Shawl test[edit | edit source]
The examinee, sitting or standing, wraps his arm around the neck. Normally the fingers reach almost to the spines of the cervical vertebrae. With hypermobility, the range of neck coverage increases…
Cross Arms Test[edit | edit source]
The examinee tries to touch the fingers of both hands while sitting or standing. Normally, the individual is able to touch with just the tips of the fingers without being forced to lordotize the thoracic and lumbar spine…
Test of established arms[edit | edit source]
The examinee, sitting or lying down, folds his arms by crossing the back of his head. Normally, you can easily reach the acromion of the scapula of the other side with the tips of your fingers. With hypermobility, the palm can cover part or even the entire scapula...
Extended elbow test[edit | edit source]
The examinee stands or better sits on a chair. During flexion in the shoulder joints and maximal flexion in the elbow joints, he presses the forearms together over the entire surface and then tries to stretch the elbows, without, of course, moving the forearms apart. With a normal range of motion, it is possible to extend the elbow joints up to a 110° angle between the forearm and humerus. With hypermobility, this angle increases…
Clasped Hands Test[edit | edit source]
The examinee presses the palms together and performs wrist extension by raising the elbows without pulling the palms apart. Normally, an angle of almost 90° can be achieved between the wrist and the forearm. If the measured angle is less than 90°, it is a sign of hypermobility...

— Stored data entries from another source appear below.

+                if constexpr (masked) best = (g.out_lane && m_in && kk > best) ? kk : best;
+                else best = (g.out_lane && kk > best) ? kk : best;
+            }
+        }
+        float h = 0.f;
+        if constexpr (HLM) h = hmax3(e);
         if (ST || lmx) {
-            float m = fmaxf(e2, e);
-            m = fmaxf(m, fmaxf(from_left(e2), from_right(e2)));
-            m = fmaxf(m, fmaxf(from_left(e1), from_right(e1)));
-            m = fmaxf(m, fmaxf(from_left(e), from_right(e)));
+            float m;
+            if constexpr (HLM) {
+                m = fmaxf(fmaxf(h2, h1), h);
+            } else {
+                m = fmaxf(e2, e);
+                m = fmaxf(m, fmaxf(from_left(e2), from_right(e2)));
+                m = fmaxf(m, fmaxf(from_left(e1), from_right(e1)));
+                m = fmaxf(m, fmaxf(from_left(e), from_right(e)));
+            }
             const bool lmax = x_in && e1 >= m;
             const uint64_t bal = __ballot(lmax);
             typedef unsigned int u32x2 __attribute__((ext_vector_type(2)));
             const u32x2 bv = {(unsigned)bal, (unsigned)(bal >> 32)};
-            __builtin_amdgcn_raw_buffer_store_b64(bv, rL, lane == 0 ? (uint32_t)((y - 1) * 8) : kDrop, 0, 0);
+            __builtin_amdgcn_raw_buffer_store_b64(bv, rL, loff, (y - 1) * 8, 0);
             if constexpr (compact) {
                 const uint32_t rk =
                     __builtin_amdgcn_mbcnt_hi((unsigned)(bal >> 32), __builtin_amdgcn_mbcnt_lo((unsigned)bal, 0u));
-                __builtin_amdgcn_raw_buffer_store_b32(__float_as_uint(e1), rE,
-                                                      lmax ? (uint32_t)(((y - 1) * ep + ccol + (int)rk) * 4) : kDrop, 0, 0);
+                __builtin_amdgcn_raw_buffer_store_b32(__float_as_uint(e1), rE, lmax ? rk * 4u : kDrop,
+                                                      ((y - 1) * ep + ccol) * 4, 0);
             }
         }
         e2 = e1;
         e1 = e;
+        h2 = h1;
+        h1 = h;
     };
     auto generic = [&](int y) {
         if (y == ycap) {
@@ -226,11 +228,11 @@
     int sb = min(min(y1, H - 1), ye);
     if (ycap >= 0) sb = min(sb, ycap);
     int y = ys;
-    if (sb - sa >= PREF) {
+    if (sb > sa) {
         for (; y < sa; ++y) generic(y);
         float nxt[PREF];
 #pragma unroll
-        for (int j = 0; j < PREF; ++j) nxt[j] = pix_fwd(y + 2 + j);
+        for (int j = 0; j < PREF; ++j) nxt[j] = pix_fwd(min(y + 2 + j, H));
         for (; y + PREF <= sb; y += PREF) {
             float cur[PREF];
 #pragma unroll
@@ -240,8 +242,18 @@
 #pragma unroll
             for (int j = 0; j < PREF; ++j) row(std::true_type{}, y + j, cur[j], true, true, true);
         }
+        float cur = nxt[0];
+        for (; y < sb; ++y) {
+            const float nx = pix_fwd(min(y + 3, H));
+            row(std::true_type{}, y, cur, true, true, true);
+            cur = nx;
+        }
     }
     for (; y < ye; ++y) generic(y);
+    if constexpr (FBEST) {
+        const int kk = fkey(bestf);
+        best = (g.out_lane && kk > best) ? kk : best;
+    }
 }
 
 template <bool compact, bool masked, int PX = TBDK_PIX_U8>
@@ -254,7 +266,9 @@
     __shared__ int s_best[kEigWaves];
     __shared__ int s_bad;
     const int r = roi_of_cblock(a, blockIdx.x);
-    const GfttRoi R = roi_at(a, r);
+    const GfttRoi Rv = roi_at(a, r);
+    auto uni = [](int v) { return __builtin_amdgcn_readfirstlane(v); };
+    const GfttRoi R{uni(Rv.x), uni(Rv.y), uni(Rv.w), uni(Rv.h), uni(Rv.off), uni(Rv.moff), uni(Rv.cblk)};
     const int wv = __builtin_amdgcn_readfirstlane(threadIdx.x >> 6);
     const int lane = threadIdx.x & 63;
     const int H = R.h;
@@ -295,7 +309,7 @@
         gm.col = g.out_lane ? (uint32_t)g.x : 0xFFFFFFFFu;
         gm.pitch = a.mask_pitch;
     }
-    float* E = a.eig + R.off + g.x;
+    float* E = a.eig + R.off;
     uint64_t* lm = a.lmax + R.moff + (size_t)strip * H;
     const bool has_lm = R.w >= 3 && H >= 3;
     const int ccol = strip * kGfttStrip;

Clenched Fingers Test[edit | edit source]
The examinee presses the outstretched fingers firmly together and holds the wrist exactly in extension of the axis of the forearm. He then hyperextends the fingers by moving the hands in a distal direction. At the same time, the wrist must remain exactly in the extension of the forearm throughout the movement. During a normal range of motion, the palms make an angle of 80° between themselves. With hypermobility, this angle increases, and when the long flexors of the fingers are shortened, it decreases...
Leaning test[edit | edit source]
The examinee leans forward while standing without bending the knees... With a normal range of motion, the examinee is able to touch the floor only with the tips of the fingers...
Bow test[edit | edit source]
The examinee stands in a joint position. Then he makes a bow and slides the upper limb along the lateral surface of the thigh. He must not compensate by elevating the shoulder or moving the pelvis more laterally. Normally, the perpendicular from the axilla should pass through the intergluteal groove. With hypermobility, the bowing increases, therefore the perpendicular from the axilla reaches the contralateral side...
Sitting on heels test[edit | edit source]
The examinee sits on his knees on his heels. Normally, the buttocks should reach somewhat below the imaginary line between the heels. With hypermobility, the examinee can reach the mat with the buttocks, on the other hand, when the quadriceps muscle is shortened in particular, the buttocks remain above the imaginary line...
Links[edit | edit source]
References[edit | edit source]
- ↑ KOLÁŘ, P. Rehabilitace v klinické praxi. 1. edition. Galén, 2010. pp. 713. ISBN 978-80-7262-657-1.
- ↑ a b c TICHÝ, Miroslav. Funkční diagnostika pohybového aparátu. 1. edition. Triton, 2000. 94 pp. pp. 44. ISBN 80-7254-022-x.
- ↑ JANDA, Vladimír. Funkční svalový test. 1. edition. Grada, 1996. Translated from the German Original, Third Revised Edition (Berlin/Wiesbaden 1994). ISBN 80-7169-208-5.